The Clementine reactor began operating in 1946 at Los Alamos National Laboratory. It generated only 25 kilowatts thermal power but proved the concept viable.

What fuel enrichment level do fast reactors require compared to standard uranium-235 levels?

Fast reactors require fuel enriched to higher levels, often around 20 percent fissile material. A standard uranium atom contains about 0.7 percent of the isotope uranium-235 and 99.3 percent of uranium-238.

Which liquid metal coolants are used in all operating fast reactors today?

All operating fast reactors use liquid metal coolants like sodium, lead, or lead-bismuth eutectic instead of water. Sodium-cooled designs dominate commercial operations today with Russia running two such reactors on a large scale.

How much more fissile material can real-world fast reactors produce per cycle than they consume?

Real-world reactors have achieved ratios closer to 12:10, ending each cycle with 20 percent more fissile material than they started with.
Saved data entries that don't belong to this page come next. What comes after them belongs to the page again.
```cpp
int pp_augment_check(int n, const long long *sources, long long src_bytes, const double *warp,
                     const float *kp_affine, int K, const int *perm);
int pp_augment_warp(const unsigned char *src, const long long *sources, const double *warp, int n, int in_w,
                    int in_h, float *out, void *stream);
int pp_dataset_ground_truth_affine(const float *kpts_raw, const float *kp_affine, const int *perm, int B, int K,
                                   int in_w, int in_h, float scale_x, float scale_y, float *kpts_crop,
                                   float *kpts_hm, float *encode_visible, unsigned char *in_image,
                                   unsigned char *keypoints_visible, float *keypoints_visibility, void *stream);

#define PP_AUGMENT_POST_TILE_W 64
#define PP_AUGMENT_POST_TILE_H 16
int pp_augment_post_check(int n, const int *records, int in_w, int in_h, int filters);
int pp_augment_post(const float *in, const int *records, int n, int in_w, int in_h, int filters, float *out,
                    void *stream);

int pp_hflip_pair(const float *x, float *out, int B, int C, int H, int W, void *stream);
int pp_flip_merge(const float *heat2, const float *aux2, const int *perm, int B, int K, int H, int W,
                  float *heat_out, float *aux_out, void *stream);

int pp_encode_probmaps(const float *kpts_hm, const float *visible, const double *two_s, int B, int K, int H,
                       int W, float *heatmaps, float *weights, void *stream);

int pp_heatmap_argmax(const float *heatmaps, long long maps, int H, int W, float *locs, float *vals, void *stream);
int pp_pck_counts(const void *pred, const void *gt, int coord_f64, const unsigned char *mask, const double *norm,
                  const unsigned char *skip, double thr, int N, int K, int *counts, float *dist, void *stream);

// ... 222 lines not shown
```

### probpose_pytorch_amd/_lib.py

```python
from __future__ import annotations

import ctypes as C
import os
import threading

import numpy as np
import torch

_HERE = os.path.dirname(os.path.abspath(__file__))
LIB_PATH = os.path.join(_HERE, "lib", "libprobpose_hip.so")

PP_F32, PP_BF16, PP_FP8 = 0, 1, 2
PP_MAX_RADIUS = 9
PP_MAX_TAPS = 2 * PP_MAX_RADIUS + 1
EPI_BIAS, EPI_GELU, EPI_RELU, EPI_RESIDUAL, EPI_OUT_F32, EPI_ROWBIAS, EPI_HEATMAP = 1, 2, 4, 8, 16, 32, 64
DECODE_NO_WAVE, DECODE_SCREEN, DECODE_ALL_PIXEL, DECODE_WAVE = 1, 2, 4, 16
EPI_HEADMAJOR = 4096
EPI_OUT_FP8, EPI_NOCLAMP, EPI_FUSE_FINAL = 512, 1024, 2048

_lock = threading.Lock()
_lib = None


class HipExtensionError(RuntimeError):
    pass


class GemmArgs(C.Structure):
    _fields_ = [
        ("A", C.c_void_p), ("W", C.c_void_p), ("C", C.c_void_p),
        ("bias", C.c_void_p), ("residual", C.c_void_p), ("rowbias", C.c_void_p),
        ("rowoff", C.c_void_p), ("out_rowmap", C.c_void_p),
        ("M", C.c_int), ("N", C.c_int), ("Kd", C.c_int),
        ("lda", C.c_int), ("ldw", C.c_int), ("ldc", C.c_int),
        ("seg_len", C.c_int), ("rowbias_period", C.c_int), ("batch", C.c_int),
        ("strideA", C.c_longlong), ("strideW", C.c_longlong), ("strideC", C.c_longlong),
        ("strideBias", C.c_longlong), ("strideRowoff", C.c_longlong), ("strideRowmap", C.c_longlong),
        ("dtype", C.c_int), ("epilogue", C.c_int),
        ("hm_K", C.c_int), ("hm_HW", C.c_int), ("hm_temperature", C.c_float),
        ("C2", C.c_void_p), ("ldc2", C.c_int), ("stats_out", C.c_void_p), ("stats_in", C.c_void_p),
        ("stats_parts", C.c_int), ("colsum", C.c_void_p), ("ln_eps", C.c_float), ("tile", C.c_int),
        ("out_scale", C.c_float),
        ("splitk", C.c_int),
        ("strideA_k", C.c_longlong), ("strideW_k", C.c_longlong), ("strideC_k", C.c_longlong),
        ("strideRowoff_k", C.c_longlong),
        ("final_w", C.c_void_p), ("final_b", C.c_void_p),
    ]


class WgradArgs(C.Structure):
    _fields_ = [
        ("dY", C.c_void_p), ("dy_rowmap", C.c_void_p), ("ldd", C.c_longlong),
        ("A", C.c_void_p), ("rowoff", C.c_void_p), ("seg_len", C.c_int), ("lda", C.c_int),
        ("dW", C.c_void_p), ("lddw", C.c_longlong),
        ("dB", C.c_void_p),
        ("parts", C.c_void_p),
        ("M", C.c_int), ("N", C.c_int), ("Kd", C.c_int), ("batch", C.c_int),
        ("strideDY", C.c_longlong), ("strideA", C.c_longlong), ("strideRowoff", C.c_longlong),
        ("strideRowmap", C.c_longlong), ("strideDW", C.c_longlong), ("strideDB", C.c_longlong),
        ("dtype", C.c_int),
    ]


_vp, _i, _f, _d = C.c_void_p, C.c_int, C.c_float, C.c_double
_SIGNATURES = {
    "pp_version": (C.c_int, []),
    "pp_last_error": (C.c_char_p, []),
    "pp_device_ok": (C.c_int, []),
    "pp_decode_workspace_bytes": (C.c_size_t, [_i, _i, _i, _i]),
    "pp_decode_f32": (C.c_int, [_vp] * 5 + [_i] * 4 + [_vp, _vp] + [_d] * 4 + [_vp] * 8 + [_i, _vp]),
    "pp_gemm": (C.c_int, [C.POINTER(GemmArgs), _vp]),
    "pp_layernorm": (C.c_int, [_vp, _vp, _vp, _f, _i, _i, _vp, _i, _vp]),
    "pp_layernorm_fp8": (C.c_int, [_vp, _vp, _vp, _f, _i, _i, _vp, _f, _vp]),
    "pp_attention": (C.c_int, [_vp, _vp, _i, _i, _i, _i, _i, _vp]),
    "pp_attention_headmajor": (C.c_int, [_vp, _vp, _i, _i, _i, _i, _vp]),
    "pp_attention_fp8out": (C.c_int, [_vp, _vp, _i, _i, _i, _i, _f, _vp]),
    "pp_qkv_attention_bf16": (C.c_int, [_vp, _vp, _vp, _vp, _i, _i, _i, _vp]),
    "pp_patchify": (C.c_int, [_vp, _vp, _i, _i, _i, _i, _i, _vp]),
    "pp_maxpool_relu": (C.c_int, [_vp, _vp, _i, _i, _i, _i, _i, _i, _i, _vp]),
    "pp_maxpool_relu_sum": (C.c_int, [_vp, _i, C.c_longlong, _vp, _vp, _i, _i, _i, _i, _i, _i, _i, _vp]),
    "pp_final_heatmap": (C.c_int, [_vp, _vp, _vp, _vp, _i, _i, _i, _i, _f, _i, _vp]),
    "pp_final_logits": (C.c_int, [_vp, _vp, _vp, _vp, _i, _i, _i, _i, _f, _i, _vp]),
    "pp_sparsemax_rows": (C.c_int, [_vp, C.c_longlong, _i, _f, _vp]),
    "pp_dark_decode_lds_bytes": (C.c_size_t, [_i, _i, _i]),
    "pp_dark_decode_f32": (C.c_int, [_vp, _i, _i, _i, _i, _vp, _i, _d, _d, _vp, _vp, _vp, _vp]),
    "pp_aux_tail": (C.c_int, [_vp, _vp, _vp, _vp, _i, _i, _i, _i, _vp]),
    "pp_tokens_to_nchw": (C.c_int, [_vp, _vp, _i, _i, _i, _i, _vp]),
    "pp_nchw_to_tokens": (C.c_int, [_vp, _vp, _i, _i, _i, _i, _vp]),
    "pp_encode_probmaps": (C.c_int, [_vp, _vp, _vp, _i, _i, _i, _i, _vp, _vp, _vp]),
    "pp_heatmap_argmax": (C.c_int, [_vp, C.c_longlong, _i, _i, _vp, _vp, _vp]),
    "pp_pck_counts": (C.c_int, [_vp, _vp, _i, _vp, _vp, _vp, _d, _i, _i, _vp, _vp, _vp]),
    "pp_frontend_plan_bytes": (C.c_longlong, [_i, _vp, _i, _i]),
    "pp_frontend_plan_build": (C.c_int, [_i, _vp, _i, _i, _vp, C.POINTER(C.c_int), C.POINTER(C.c_longlong)]),
    "pp_frontend_crop_resize": (C.c_int, [_vp, _i, _i, C.c_longlong, _vp, _i, _i, C.c_longlong, _i, _i, _vp, _vp]),
    "pp_frontend_multi_plan_bytes": (C.c_longlong, [_i, _vp, _i, _i]),
    "pp_frontend_multi_plan_build": (C.c_int, [_i, _vp, _vp, C.c_longlong, _i, _i, _vp, C.POINTER(C.c_int),
                                               C.POINTER(C.c_longlong)]),
    "pp_frontend_crop_resize_multi": (C.c_int, [_vp, _vp, _i, _i, C.c_longlong, _i, _i, _vp, _vp]),
    "pp_dataset_ground_truth": (C.c_int, [_vp, _vp, _i, _i, _i, _i, _f, _f] + [_vp] * 7),
    "pp_augment_check": (C.c_int, [_i, _vp, C.c_longlong, _vp, _vp, _i, _vp]),
    "pp_augment_warp": (C.c_int, [_vp, _vp, _vp, _i, _i, _i, _vp, _vp]),
    "pp_dataset_ground_truth_affine": (C.c_int, [_vp, _vp, _vp, _i, _i, _i, _i, _f, _f] + [_vp] * 7),
    "pp_augment_post_check": (C.c_int, [_i, _vp, _i, _i, _i]),
    "pp_augment_post": (C.c_int, [_vp, _vp, _i, _i, _i, _i, _vp, _vp]),
    "pp_hflip_pair": (C.c_int, [_vp, _vp, _i, _i, _i, _i, _vp]),
    "pp_flip_merge": (C.c_int, [_vp, _vp, _vp, _i, _i, _i, _i, _vp, _vp, _vp]),
    "pp_oks_heatmap_loss": (C.c_int, [_vp, _vp, _vp, _i, _vp, C.c_longlong, C.c_longlong, _i, _i] + [_f] * 4
                            + [_i] * 4 + [_vp] * 5),
    "pp_probpose_loss_terms": (C.c_int, [_vp] * 10 + [_d, _i, _i, _i] + [_vp] * 6),
    "pp_oks_heatmap_loss_backward": (C.c_int, [_vp, _vp, _vp, _i, _vp, C.c_longlong, C.c_longlong, _i, _i]
                                     + [_f] * 4 + [_i, _vp] + [C.c_longlong] * 4 + [_i] * 4 + [_vp, _vp]),
    "pp_probpose_loss_grads": (C.c_int, [_vp] * 13 + [_i, _i] + [_vp] * 5),
    "pp_wgrad_workspace_floats": (C.c_longlong, [_i, _i, _i, _i]),
    "pp_wgrad_gemm": (C.c_int, [C.POINTER(WgradArgs), _vp]),
    "pp_bn_workspace_bytes": (C.c_longlong, [_i, _i]),
    "pp_bn_train_stats": (C.c_int, [_vp, C.c_longlong, _i, _i, _vp, _vp, _f, _f] + [_vp] * 8),
    "pp_bn_apply_relu": (C.c_int, [_vp, C.c_longlong, _i, _i, _vp, _vp, _vp, C.c_longlong, _i, _i, _vp]),
    "pp_bn_pool_relu": (C.c_int, [_vp, _i, _i, _i, _i, _i, _i, _vp, _vp, _vp, _vp, _i, _vp]),
    "pp_bn_train_backward": (C.c_int, [_vp, C.c_longlong, _vp, C.c_longlong, _i, _i] + [_vp] * 5
                             + [_i, _vp, _i, _i, _i, _i, _i, _vp, _vp, _vp, C.c_longlong, _i, _vp, _vp]),
    "pp_aux_tail_backward": (C.c_int, [_vp] * 4 + [_i, _i, _i] + [_vp] * 3 + [_i, _vp]),
    "pp_heat_clamp": (C.c_int, [_vp, _vp, C.c_longlong, _f, _vp]),
    "pp_heat_tail_backward": (C.c_int, [_vp, _vp, _i, _i, _i, _f, _i, _f, _vp, _i, _i, _vp]),
    "pp_layernorm_backward_workspace_bytes": (C.c_longlong, [_i, _i]),
    "pp_layernorm_backward": (C.c_int, [_vp, _vp, _f, _i, _i, _vp, C.c_longlong, _vp, _i, _vp, _i, _vp, _vp, _vp, _vp]),
    "pp_gelu_forward": (C.c_int, [_vp, C.c_longlong, _vp, _i, _vp]),
    "pp_gelu_backward": (C.c_int, [_vp, _vp, C.c_longlong, _vp, _i, _vp]),
    "pp_attention_backward_workspace_bytes": (C.c_longlong, [_i, _i, _i]),
    "pp_attention_backward": (C.c_int, [_vp] * 4 + [_i] * 5 + [_vp, _vp]),
    "pp_rows_period_sum": (C.c_int, [_vp, _i, _i, _i, _vp, _vp]),
    "pp_crop_rows_gather": (C.c_int, [_vp, _vp, _i, _i, _i, _i, _f, _vp, _i, _vp]),
    "pp_droppath_add": (C.c_int, [_vp, _vp, _vp, _i, _i, _i, _i, _f, _vp, _vp]),
    "pp_crop_rows_scatter_add": (C.c_int, [_vp, _vp, _i, _i, _i, _i, _vp, _vp, _i, _vp]),
    "pp_optim_table_bytes": (C.c_longlong, [_i, _vp, _i]),
    "pp_optim_table_build": (C.c_int, [_i] + [_vp] * 7 + [_i] + [_vp] * 3 + [_i, C.POINTER(C.c_int),
                                                                             C.POINTER(C.c_longlong)]),
    "pp_grad_sqnorm_partials": (C.c_int, [_vp, _i, _vp, _vp]),
    "pp_grad_norm_finish": (C.c_int, [_vp, _i, _i, _d, _i, _vp, _vp]),
    "pp_adamw_step": (C.c_int, [_vp, _i, _vp, _i, _vp]),
    "pp_ema_table_bytes": (C.c_longlong, [_i, _vp]),
    "pp_ema_table_build": (C.c_int, [_i] + [_vp] * 5 + [C.POINTER(C.c_int)]),
    "pp_ema_update": (C.c_int, [_vp, _i, _d, _vp]),
    "pp_cocoeval_oks": (C.c_int, [_i, _i] + [C.c_longlong] * 3 + [_vp] * 10),
    "pp_cocoeval_exoks": (C.c_int, [_i, _i] + [C.c_longlong] * 3 + [_vp] * 10 + [_d, _vp, _vp]),
    "pp_cocoeval_match": (C.c_int, [_i, _i, _i] + [C.c_longlong] * 3 + [_vp] * 13),
    "pp_cocoeval_accumulate": (C.c_int, [C.c_longlong, _i, _i, _i] + [_vp] * 10),
    "pp_posenms_rescore": (C.c_int, [C.c_longlong, _i, _vp, _vp, _d, _vp, _vp]),
    "pp_posenms": (C.c_int, [_i, _i, C.c_longlong] + [_vp] * 7 + [_i, _d, _d, _i] + [_vp] * 4),
    "pp_track_state_bytes": (C.c_longlong, [_i, _i]),
    "pp_track_oks": (C.c_int, [_i, _i, _i, C.c_longlong] + [_vp] * 7 + [_d, _vp, _vp]),
    "pp_track_assign": (C.c_int, [_i, _i, _i, C.c_longlong] + [_vp] * 5 + [_d, _i, _d, _d] + [_vp] * 6),
    "pp_track_assign_optimal": (C.c_int, [_i, _i, _i, C.c_longlong] + [_vp] * 5 + [_d, _i, _d, _d] + [_vp] * 7),
    "pp_track_oks_predicted": (C.c_int, [_i, _i, _i, C.c_longlong] + [_vp] * 7 + [_d, _d, _d, _vp, _vp]),
    "pp_track_assign_staged": (C.c_int, [_i, _i, _i, C.c_longlong] + [_vp] * 6 + [_d, _d, _d, _i, _d, _i, _i, _d, _d]
                               + [_vp] * 7),
    "pp_track_filter": (C.c_int, [_i, _i, C.c_longlong] + [_vp] * 4 + [_d] + [_vp] * 3 + [_i, _d, _d, _d, _vp, _vp]),
# ... 91 lines not shown
```

### probpose_pytorch_amd/csrc/pp_ops.hip

```cpp
#include <algorithm>

#include "pp_common.h"

namespace pp {
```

This capability allows fast reactors to utilize depleted uranium or spent fuel from conventional plants as feedstock.

When did the Monju reactor experience its serious sodium leak and fire incident?

The Monju reactor in Japan experienced a serious sodium leak and fire in 1995 that led to its closure for years. Despite minor incidents, some sodium-cooled units like Phénix operated safely for three decades.